Una máquina de tatuar es un dispositivo mecánico manual utilizado para crear tatuajes, es decir, marcas permanentes en la piel con tinta indeleble.

Las modernas máquinas de tatuaje usan bobinas electromagnéticas que desplazan hacia arriba y hacia abajo una barra metálica, conectada con una aguja (de punta simple o múltiple) que empuja la tinta hacia la piel.

Los artistas del tatuaje generalmente usan el término "máquina" para referirse a sus equipos (aunque también es posible encontrar los términos "hierro" y "pistola" en textos traducidos del inglés).

Además de las máquinas de tatuar de "vaivén", también existen modelos rotatorios, que funcionan con motores regulables en vez de con bobinas electromagnéticas.

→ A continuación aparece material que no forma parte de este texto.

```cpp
int bdm_fp_assemble(int b, int m, int n, const int *indices, const float *weights, int c_a, const float *fa, long long bs_a,
                    int ld_a, int c_s, const float *fs, long long bs_s, int ld_s, int c_t, const float *ft, long long bs_t,
                    int ld_t, float *out0, long long bs_0, int ld_0, float *out1, long long bs_1, int ld_1, void *stream);
int bdm_three_nn_interpolate_forward(int b, int c, int m, int n, const float *points,
                                     const float *centers, const float *features, float *out,
                                     int *indices, float *weights, void *stream);
int bdm_three_nn_search(int b, int m, int n, const float *points, const float *centers,
                        int *indices, float *weights, void *stream);
int bdm_three_nn_apply(int b, int c, int m, int n, const float *features, long long bs_f, int ld_f,
                       const int *indices, const float *weights, float *out, long long bs_o, int ld_o,
                       void *stream);

size_t bdm_voxelize_workspace_bytes(int b, int n, int r);
int bdm_avg_voxelize_forward(int b, int c, int n, int r, const float *features, const int *coords,
                             float *out, int *ind, int *cnt, void *workspace, void *stream);

int bdm_trilinear_devoxelize_forward(int b, int c, int n, int r, const float *coords,
                                     const float *grid, float *out, void *stream);
// ... 388 lines not shown
```

Measured before the change: 3.117.

## Stage FP interpolation sources in LDS and add per-voxel point records

Adds an LDS-staged feature-propagation kernel. It copies chunks of source feature rows into shared memory, gathers the three-NN weighted sums from there, and vectorises point loads and stores, with a new form-selectable entry point. The voxel plan kernels now also write compact per-occupied-voxel records (count, start and up to six point ids) so the sparse feature kernel can prefetch point indices without an extra indirection. The max reduction now goes through a block-level shared reduction before a guarded atomic. These add workspace, LDS use and plan-kernel writes in exchange for fewer scattered global gathers and fewer atomics.

```diff
diff --git a/bdm_amd/csrc/common.h b/bdm_amd/csrc/common.h
--- a/bdm_amd/csrc/common.h
+++ b/bdm_amd/csrc/common.h
@@ -154,15 +154,27 @@
 }
 #endif
 
+#define VOX_REC 8
+#define VOX_REC_PTS (VOX_REC - 2)
 struct VoxWs {
   int *start;
+  int *rec_flag;
+  int *rec;
   int *tmp;
   int *sorted;
+  int rec_rows;
 };
+static inline size_t vox_ws_rec_offset(int b, int r3) { return ((size_t)b * r3 + (size_t)b + 3) & ~(size_t)3; }
+static inline size_t vox_ws_ints(int b, int n, int r3) {
+  return vox_ws_rec_offset(b, r3) + (size_t)b * (n < r3 ? n : r3) * VOX_REC + 2 * (size_t)b * n;
+}
 static inline VoxWs vox_ws(void *ws, int b, int n, int r3) {
   VoxWs w;
   w.start = (int *)ws;
-  w.tmp = w.start + (size_t)b * r3;
+  w.rec_flag = w.start + (size_t)b * r3;
+  w.rec = w.start + vox_ws_rec_offset(b, r3);
+  w.rec_rows = n < r3 ? n : r3;
+  w.tmp = w.rec + (size_t)b * w.rec_rows * VOX_REC;
   w.sorted = w.tmp + (size_t)b * n;
   return w;
 }
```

La máquina básica prácticamente no ha cambiado desde sus orígenes hasta hoy en día. En los últimos años se han introducido algunas pequeñas variaciones en el mercado, como la máquina rotativa de Manfred Kohrs de 1976 o la máquina neumática de Carson Hill, que utiliza aire comprimido en lugar de electricidad, pero su principio de funcionamiento es esencialmente el mismo.[1]

Historia[editar]

El predecesor de la máquina de tatuaje fue la pluma eléctrica inventada por Thomas Alva Edison y patentada bajo la denominación Stencil-Pens en Newark, Nueva Jersey, en 1876.[2]​ Originalmente estaba destinado a ser utilizado como dispositivo de duplicación de documentos escritos o dibujados a mano, pero en 1891, Samuel O'Reilly descubrió que la máquina de Edison podía modificarse y usarse para introducir tinta en la piel, y patentó un sistema de tubo que conectaba una aguja con un depósito de tinta.

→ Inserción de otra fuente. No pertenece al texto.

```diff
@@ -487,6 +488,23 @@
             _side_ok(wref.obj)
             add0 = ctx.carry_in.take() if ctx.carry_in is not None else None
             return (add0 if need[0] else None), None, None, None, None, None, None
+        rec = ctx.producer.take() if ctx.producer is not None else None
+        if rec is not None:
+            if (dy.data_ptr() == rec.placeholder.data_ptr() and not any(dy.stride())
+                    and CONV_PRECISION == "f16x3"):
+                _side_ok(wref.obj, ctx.bias_ref.obj)
+                dx0, dw, db = ops.conv_cinfold_bwd_site(
+                    x0, weight, rec.g, rec.y0, rec.mean, rec.rstd, rec.c12, rec.act, padding,
+                    act_p=rec.act_p, drop_p=rec.drop_p, mask=rec.mask,
+                    want_db=has_bias and need[3])
+                add0 = ctx.carry_in.take() if ctx.carry_in is not None else None
+                if add0 is not None:
+                    dx0 = dx0 + add0
+                dx0, _ = _park_input_grads(ctx, dx0, None)
+                return dx0, None, (dw if need[2] else None), db, None, None, None
+            dsite = ops.norm_act_bwd(rec.y0, rec.g, rec.mean, rec.rstd, rec.act, act_p=rec.act_p,
+                                     drop_p=rec.drop_p, seed=rec.seed, rng_offset=rec.offset)[0]
+            dy = dsite if not any(dy.stride()) else dsite + ops.ndhwc(dy)
         dy = ops.ndhwc(dy)
         dx0 = dx1 = dw = db = dres = None
         add0 = ctx.carry_in.take() if ctx.carry_in is not None else None
@@ -645,6 +663,34 @@
         return g
 
 
+class SiteRecord:
+
+    __slots__ = ("g", "y0", "mean", "rstd", "c12", "mask", "drop_p", "seed", "offset", "act",
+                 "act_p", "placeholder")
+
+    def __init__(self, **kw):
+        for k, v in kw.items():
+            setattr(self, k, v)
+
+
+class ConvProducer:
+
+    __slots__ = ("record",)
+
+    def __init__(self):
+        self.record = None
+
+    def take(self):
+        r, self.record = self.record, None
+        return r
+
+
+def only_reader(t):
+    if t is not None and getattr(t, "_adell_producer", None) is not None:
+        t._adell_only_reader = True
+    return t
+
+
 class AdnSite:
 
     __slots__ = ("x", "mean", "rstd", "mask", "drop_p", "act", "act_p", "fused", "part", "poff",
@@ -706,7 +752,7 @@
     rows0 = getattr(x0, "_adell_rows", None)
     rows1 = getattr(x1, "_adell_rows", None) if x1 is not None else None
     conf = (stride, padding, want_stats, _Ref(weight), carry_in, carry_out, carry_x0, carry_cat,
-            adn, rows0, rows1)
+            adn, rows0, rows1, None)
     Cin = x0.shape[1] + (0 if x1 is None else x1.shape[1])
     small1 = ops.conv1_small_ok(weight, Cin, stride, padding, residual)
     if small1:
@@ -721,6 +767,11 @@
         wp = "cin_small"
     elif ops.conv_cinfold_ok(weight, x0, x1, stride, padding, residual):
         wp = "cinfold"
+        if (CONV_PRECISION == "f16x3" and not FLAGS["no_cinfold_bwd_fuse"]
+                and torch.is_grad_enabled() and x0.requires_grad and weight.requires_grad
+                and ops.conv_cinfold_bwd_site_ok(x0.shape[0], tuple(x0.shape[2:]), x0.shape[1],
+                                                 weight.shape[0], padding)):
+            conf = conf[:11] + (ConvProducer(),)
     elif (CONV_PRECISION == "f16x3" and x1 is None and weight.dim() == 5 and x0.shape[1] <= 4
           and 3 <= weight.shape[4] and weight.shape[4] * x0.shape[1] <= 16
           and stride == (1, 1, 1) and not FLAGS["no_fold"]):
@@ -730,6 +781,8 @@
     y, part = _Conv3dFn.apply(x0, x1, weight, bias, residual, wp, conf)
     if want_stats and part.numel() > 0:
         y._adell_partials = part
+    if conf[11] is not None:
+        y._adell_producer = conf[11]
     return y
 
 
@@ -791,7 +844,7 @@
 class _NormDropActFn(torch.autograd.Function):
     @staticmethod
     def forward(ctx, x, mean, rstd, gamma, beta, act_w, conf):
-        act, act_p, per_item, drop_p, seed, offset, site, split_exp, _group = conf
+        act, act_p, per_item, drop_p, seed, offset, site, split_exp, _group, _prod = conf
         if site is not None:
             out, mask = ops.norm_act_fwd(x, mean, rstd, act, gamma=gamma, beta=beta, act_w=act_w,
                                          act_p=act_p, stats_per_item=per_item, drop_p=drop_p,
@@ -809,7 +862,8 @@
     @staticmethod
     def backward(ctx, dout):
         x, mean, rstd, gamma, beta, act_w = ctx.saved_tensors
-        act, act_p, per_item, drop_p, seed, offset, site, _split_exp, group = ctx.conf
+        act, act_p, per_item, drop_p, seed, offset, site, _split_exp, group, prod = ctx.conf
+        mask = site.mask if site is not None else None
         if site is not None:
             fused, part, poff = site.fused, site.part, site.poff
             site.fused, site.part = False, None
@@ -823,6 +877,16 @@
             if fused:
                 dx = ops.norm_act_bwd_from_dt(x, ops.ndhwc(dout), mean, rstd, part, poff)
                 return dx, None, None, None, None, None, None
+        if (prod is not None and not FLAGS["no_cinfold_bwd_fuse"] and not grad_observed(x)
+                and not any(s == 0 and n > 1 for s, n in zip(dout.stride(), dout.shape))):
+            g = ops.ndhwc(dout)
+            c12 = ops.norm_act_bwd_consts(x, g, mean, rstd, act, act_p=act_p, drop_p=drop_p,
+                                          seed=seed, rng_offset=offset)
+            ph = dout.new_zeros(()).expand(x.shape)
+            prod.record = SiteRecord(g=g, y0=x, mean=mean, rstd=rstd, c12=c12, mask=mask,
+                                     drop_p=drop_p, seed=seed, offset=offset, act=act,
+                                     act_p=act_p, placeholder=ph)
+            return ph, None, None, None, None, None, None
         dact_w = None
         if act_w is not None and ctx.needs_input_grad[5]:
             dact_w = ops.prelu_wgrad(x, dout, mean, rstd, act_w, gamma=gamma, beta=beta,
@@ -853,6 +917,9 @@
                   momentum=0.1, act="identity", act_p=0.0, act_w=None, drop_p=0.0,
                   training=False, rows_reader=None, sync_group=None):
     part = getattr(x, "_adell_partials", None)
+    prod = getattr(x, "_adell_producer", None) if getattr(x, "_adell_only_reader", False) else None
+    if prod is not None and (grad_observed(x) or ops.ndhwc(x) is not x):
+        prod = None
     x = ops.ndhwc(x)
     N, C = x.shape[:2]
     V = x.shape[2] * x.shape[3] * x.shape[4]
@@ -900,7 +967,13 @@
             and ops.norm_act_mask_ok(x)):
         site = AdnSite(None, None, None, None, p, act, float(act_p))
     split_exp = _rows_exponent(x, rows_reader, norm, gamma, beta, act, float(act_p), act_w, p)
-    conf = (act, float(act_p), per_item, p, seed, offset, site, split_exp, group)
+    if prod is not None and not (
+            norm == "instance" and gamma is None and beta is None and act_w is None
+            and act in ops.SITE_BWD_ACTS and x.requires_grad and torch.is_grad_enabled()
+            and CONV_PRECISION == "f16x3" and not FLAGS["no_cinfold_bwd_fuse"]
+            and (p == 0.0 or site is not None)):
+        prod = None
+    conf = (act, float(act_p), per_item, p, seed, offset, site, split_exp, group, prod)
     out = _NormDropActFn.apply(x, mean, rstd, gamma, beta, act_w, conf)
     if site is not None:
         out._adell_site = site
diff --git a/adell_mri_amd/modules/segmentation/unet.py b/adell_mri_amd/modules/segmentation/unet.py
--- a/adell_mri_amd/modules/segmentation/unet.py
+++ b/adell_mri_amd/modules/segmentation/unet.py
@@ -92,6 +92,16 @@
     def forward(self, X, X_cat=None, carry_cat=None):
         h = self[0](X, X_cat=X_cat, carry_cat=carry_cat) if X_cat is not None else self[0](X)
         return self[1](h)
+
+
+class _EncoderOp(torch.nn.Sequential):
+
+    def forward(self, X):
+        mods = list(self)
+        h = HF.only_reader(mods[0](X))
+        for mod in mods[1:]:
+            h = mod(h)
+        return h
 
 
 class _DecoderOp(torch.nn.Sequential):
@@ -302,7 +312,7 @@
             k = _per_dim(self.kernel_sizes[i], nd)
             s = _per_dim(self.strides[i], nd)
             p = [int(j // 2) for j in k]
-            op = torch.nn.Sequential(
+            op = _EncoderOp(
                 self.conv_op_enc(previous_d, d, kernel_size=k, stride=1, padding=self.padding),
                 self.adn_fn(d))
             op_downsample = torch.nn.Sequential(
diff --git a/adell_mri_amd/ops.py b/adell_mri_amd/ops.py
--- a/adell_mri_amd/ops.py
+++ b/adell_mri_amd/ops.py
@@ -467,6 +467,50 @@
     return dx
 
 
+SITE_BWD_ACTS = ("identity", "swish", "silu", "relu", "leaky_relu")
+
+
+def conv_cinfold_bwd_site_ok(N, in_size, Cin, Cout, padding):
+    d = make_conv_desc(N, tuple(in_size), Cin, 0, Cout, 3, 1, padding)
+    return bool(_lib.lib().adell_conv_cinfold_bwd_site_applicable(ctypes.byref(d)))
+
+
+def conv_cinfold_bwd_site(x, weight, g, y0, mean, rstd, c12, act, padding, act_p=0.0, drop_p=0.0,
+                          mask=None, want_db=True):
+    _require_cuda(x, weight, g, y0, mean, rstd, c12)
+    x, g, y0 = ndhwc(x), ndhwc(g), ndhwc(y0)
+    N, Cin, D, H, W = x.shape
+    Cout = y0.shape[1]
+    d = make_conv_desc(N, (D, H, W), Cin, 0, Cout, 3, 1, padding)
+    assert (d.Do, d.Ho, d.Wo) == tuple(y0.shape[2:]) and g.shape == y0.shape
+    if (drop_p > 0.0) != (mask is not None):
+        raise _lib.AdellHipError("conv_cinfold_bwd_site: keep bits go with drop_p > 0")
+    nbytes = _lib.lib().adell_conv_cinfold_bwd_site_workspace(ctypes.byref(d))
+    check(min(nbytes, 0))
+    ws = _workspace(nbytes, x.device)
+    dx = new_act(N, Cin, D, H, W, x.device)
+    dw = torch.empty((Cout, Cin, 3, 3, 3), device=x.device, dtype=torch.float32)
+    db = torch.empty(Cout, device=x.device, dtype=torch.float32) if want_db else None
+    wc = weight.contiguous()
+    c1 = c2 = None
+    if mean is not None:
+        assert tuple(c12.shape) == (2, N, Cout) and c12.is_contiguous()
+        c1, c2 = c12[0], c12[1]
+    act_id = ACT_IDS[act] if isinstance(act, str) else int(act)
+    mptr = None if mask is None else ctypes.c_void_p(mask.data_ptr())
+    f32 = lambda v: ctypes.c_float(v).value
+    keep_scale = f32(1.0 / f32(1.0 - f32(drop_p)))
+    mbytes = 0 if mask is None else mask.numel() * mask.element_size()
+    nb = 4.0 * (g.numel() + y0.numel() + x.numel() + dx.numel())
+    check(_timed("adell_cinfold_kernel", 2.0 * _conv_flops(d),
+                 lambda: _lib.lib().adell_conv_cinfold_bwd_site_f16x3(
+                     ctypes.byref(d), _ptr(g), _ptr(y0), _ptr(mean), _ptr(rstd), _ptr(c1), _ptr(c2),
+                     act_id, float(act_p), keep_scale, mptr, mbytes, _ptr(x),
+                     _ptr(wc), _ptr(dx), _ptr(dw), _ptr(db), _ptr(ws), ws.numel() * 4, _stream()),
+                 _conv_tag(d, "bwd_site"), nb))
+    return dx, dw, db
+
+
 def conv1_small_ok(weight, Cin, stride, padding, residual):
     return (residual is None and weight.dim() == 5 and tuple(weight.shape[2:]) == (1, 1, 1)
             and weight.shape[0] <= 4 and Cin <= 512 and tuple(stride) == (1, 1, 1)
@@ -1129,6 +1173,19 @@
     return dx, dgamma, dbeta
 
 
+def norm_act_bwd_consts(x, dout, mean, rstd, act, act_p=0.0, drop_p=0.0, seed=0, rng_offset=0):
+    _require_cuda(x, dout, mean, rstd)
+    x, dout = ndhwc(x), ndhwc(dout)
+    N, C = x.shape[:2]
+    d = make_na_desc(x, act, 1, act_p, 0, drop_p, seed, rng_offset)
+    c12 = torch.empty((2, N, C), device=x.device, dtype=torch.float32)
+    ws = _workspace(_lib.lib().adell_norm_act_bwd_workspace(ctypes.byref(d)), x.device)
+    check(_timed(NORM_ACT_FAMILY, 0.0, lambda: _lib.lib().adell_norm_act_bwd_consts(
+        ctypes.byref(d), _ptr(x), _ptr(dout), _ptr(mean), _ptr(rstd), _ptr(c12[0]), _ptr(c12[1]),
+        _ptr(ws), ws.numel() * 4, _stream()), "bwd_consts", 8.0 * x.numel()))
+    return c12
+
+
 def norm_act_lowrank_ok(x, co):
     C = x.shape[1]
     return 1 <= co <= 4 and 4 <= C <= 1024 and (C & (C - 1)) == 0
diff --git a/include/adell_hip.h b/include/adell_hip.h
--- a/include/adell_hip.h
+++ b/include/adell_hip.h
@@ -258,6 +258,9 @@
 int adell_norm_act_bwd_lowrank(const adell_norm_act_desc* d, const float* x, const float* g,
                                const float* w, int co, const float* mean, const float* rstd,
                                float* dx, void* workspace, size_t workspace_bytes, void* stream);
+int adell_norm_act_bwd_consts(const adell_norm_act_desc* d, const float* x, const float* dout,
+                              const float* mean, const float* rstd, float* c1, float* c2,
+                              void* workspace, size_t workspace_bytes, void* stream);
 long adell_prelu_wgrad_workspace(const adell_norm_act_desc* d);
 int adell_prelu_wgrad(const adell_norm_act_desc* d, const float* x, const float* dout,
                       const float* mean, const float* rstd, const float* gamma, const float* beta,
@@ -467,6 +470,14 @@
                                 float* dx, void* stream);
 int adell_conv_cinfold_bwd_data_f16x3(const adell_conv3d_desc* d, const float* dy, const float* w,
                                       float* dx, void* stream);
+int adell_conv_cinfold_bwd_site_applicable(const adell_conv3d_desc* d);
+long adell_conv_cinfold_bwd_site_workspace(const adell_conv3d_desc* d);
+int adell_conv_cinfold_bwd_site_f16x3(const adell_conv3d_desc* d, const float* g, const float* y0,
+                                      const float* mean, const float* rstd, const float* c1,
+                                      const float* c2, int act, float act_p, float keep_scale,
+                                      const void* keep_bits, size_t keep_bits_bytes, const float* x,
+                                      const float* w, float* dx, float* dw, float* db,
+                                      void* workspace, size_t workspace_bytes, void* stream);
 
 int adell_conv1_small_applicable(const adell_conv3d_desc* d);
 int adell_conv1_small_fwd(const adell_conv3d_desc* d, const float* x0, const float* x1,
```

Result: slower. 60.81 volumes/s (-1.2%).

Mientras que la máquina de tatuaje de O'Reilly se basaba en la tecnología rotativa del motor eléctrico del dispositivo de Edison, las modernas máquinas de tatuaje utilizan electroimanes. El primer aparato basado en esta tecnología fue una máquina de bobina única patentada por Thomas Riley de Londres, solo veinte días después de que O'Reilly presentara la patente para su máquina rotativa. Para su diseño, Riley colocó el electroimán adaptado de un timbre eléctrico en una caja de latón. La moderna configuración de dos bobinas fue patentada por Alfred Charles South, también de Londres. Estas máquinas, debido a su mayor peso, con frecuencia se colgaban de un resorte fijado al techo, aligerando así la carga del aparato sobre la mano del operador.

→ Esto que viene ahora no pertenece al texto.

+template <int U, int D, int BODY>
+static void launch(const Shape &s, const uint8_t *luma, uint32_t *partial, int64_t Tpad) {
+    const int n_strips = (int)((kN16 + 64 * U - 1) / (64 * U));
+    const int n_groups = (n_strips + 3) / 4;
+    int64_t q, r;
+    int C;
+    if (s.tc) { q = s.tc; r = 0; C = (int)((kT + s.tc - 1) / s.tc); }
+    else { C = s.C; q = kT / C; r = kT % C; }
+    hipLaunchKernelGGL((walk<U, D, BODY>), dim3(n_groups * C), dim3(256), 0, 0, luma, n_strips, n_groups, C, q, r,
+                       s.order, partial, Tpad);
+}
+
+static void run(const Shape &s, const uint8_t *luma, uint32_t *partial, int64_t Tpad) {
+#define PC_(UU, DD, BB) if (s.U == UU && s.D == DD && s.body == BB) launch<UU, DD, BB>(s, luma, partial, Tpad)
+    PC_(8, 1, 0); PC_(8, 1, 1); PC_(8, 2, 0); PC_(8, 2, 1);
+    PC_(4, 1, 0); PC_(4, 1, 1); PC_(4, 2, 0); PC_(4, 2, 1); PC_(4, 3, 0); PC_(4, 3, 1);
+#undef PC_
+}
+
+int main(int argc, char **argv) {
+    const size_t bytes = (size_t)kT * kFrame;
+    const int64_t Tpad = (kT + 63) / 64 * 64;
+    uint8_t *luma;
+    uint32_t *partial;
+    if (hipMalloc(&luma, bytes) != hipSuccess) return 1;
+    if (hipMalloc(&partial, (size_t)(kN16 / 64 + 1) * Tpad * 4) != hipSuccess) return 1;
+    (void)hipMemset(luma, 7, bytes);
+    std::vector<Shape> shapes;
+    if (argc == 6) {
+        const Shape s{atoi(argv[1]), atoi(argv[2]), atoi(argv[3]), atoi(argv[4]), 0, atoi(argv[5])};
+        for (int k = 0; k < 4; ++k) run(s, luma, partial, Tpad);
+        return hipDeviceSynchronize() == hipSuccess ? 0 : 2;
+    }
+    for (int body : {0, 1}) {
+        shapes.push_back({8, 1, body, 0, 256, 0});
+        for (int C : {4, 8, 12, 16, 24, 40})
+            for (int order : {0, 1}) {
+                shapes.push_back({8, 1, body, C, 0, order});
+                shapes.push_back({8, 2, body, C, 0, order});
+            }
+        for (int C : {4, 8, 16, 32})
+            for (int D : {1, 2, 3}) shapes.push_back({4, D, body, C, 0, 0});
+    }
+    std::vector<std::vector<float>> ms(shapes.size());
+    hipEvent_t a, b;
+    (void)hipEventCreate(&a);
+    (void)hipEventCreate(&b);
+    for (int round = 0; round < 6; ++round)
+        for (size_t i = 0; i < shapes.size(); ++i) {
+            run(shapes[i], luma, partial, Tpad);
+            (void)hipEventRecord(a, 0);
+            for (int k = 0; k < 3; ++k) run(shapes[i], luma, partial, Tpad);
+            (void)hipEventRecord(b, 0);
+            if (hipEventSynchronize(b) != hipSuccess) return 2;
+            float m = 0;
+            (void)hipEventElapsedTime(&m, a, b);
+            if (round) ms[i].push_back(m / 3);
+        }
+    if (hipGetLastError() != hipSuccess) return 3;
+    const double alg = (double)(kT - 1) * kFrame;
+    for (size_t i = 0; i < shapes.size(); ++i) {
+        std::vector<float> v = ms[i];
+        std::sort(v.begin(), v.end());
+        const Shape &s = shapes[i];
+        printf("{\"body\": \"%s\", \"U\": %d, \"D\": %d, \"C\": %d, \"tc\": %d, \"order\": %d, \"median_ms\": %.4f, "
+               "\"min_ms\": %.4f, \"max_ms\": %.4f, \"TBps_median\": %.3f}\n",
+               s.body ? "sad" : "xor", s.U, s.D, s.C, s.tc, s.order, v[v.size() / 2], v.front(), v.back(),
+               alg / (v[v.size() / 2] * 1e-3) / 1e12);
+    }
+    return 0;
+}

La mayoría de las máquinas de tatuaje modernas permiten regular la profundidad, la velocidad y la fuerza de la aplicación de la aguja, lo que ha permitido que el tatuaje se convierta en una forma de arte muy precisa. Estos avances en precisión también han producido un estilo de tatuaje facial que se ha hecho popular en Estados Unidos, denominado micropigmentación o "cosmética permanente", capaz de obtener resultados como la adición/eliminación de pecas, manchas y cicatrices.

Descripción[editar]

Antigua máquina de tatuar de dos bobinas. En la imagen se pueden observar sus principales componentes electromecánicos.

Las máquinas de tatuar normalmente tienen todas una configuración muy similar. Constan de una aguja que se desliza arriba y abajo por un tubo hueco, rodeado de un mango dispuesto para ser asido por la mano del tatuador. La aguja es accionada por un dispositivo generalmente electromecánico (aunque también puede ser neumático), estando todas sus partes fijadas a un pequeño bastidor mediante tornillos, lo que facilita el desmontaje para su limpieza.[3]

Su forma recuerda a la de una letra "P", correspondiendo el segmento vertical al tubo por el que se desliza la aguja, y la parte curva al bastidor donde se ubican las bobinas (o el motor) de la máquina. Miden del orden de 10 cm de largo y suelen pesar entre 150 y 200 gramos, aunque existen modelos más ligeros. La frecuencia de oscilación de la aguja suele estar en el entorno de los 100-120 hz.

Las principales partes de una máquina de tatuar, son:[3]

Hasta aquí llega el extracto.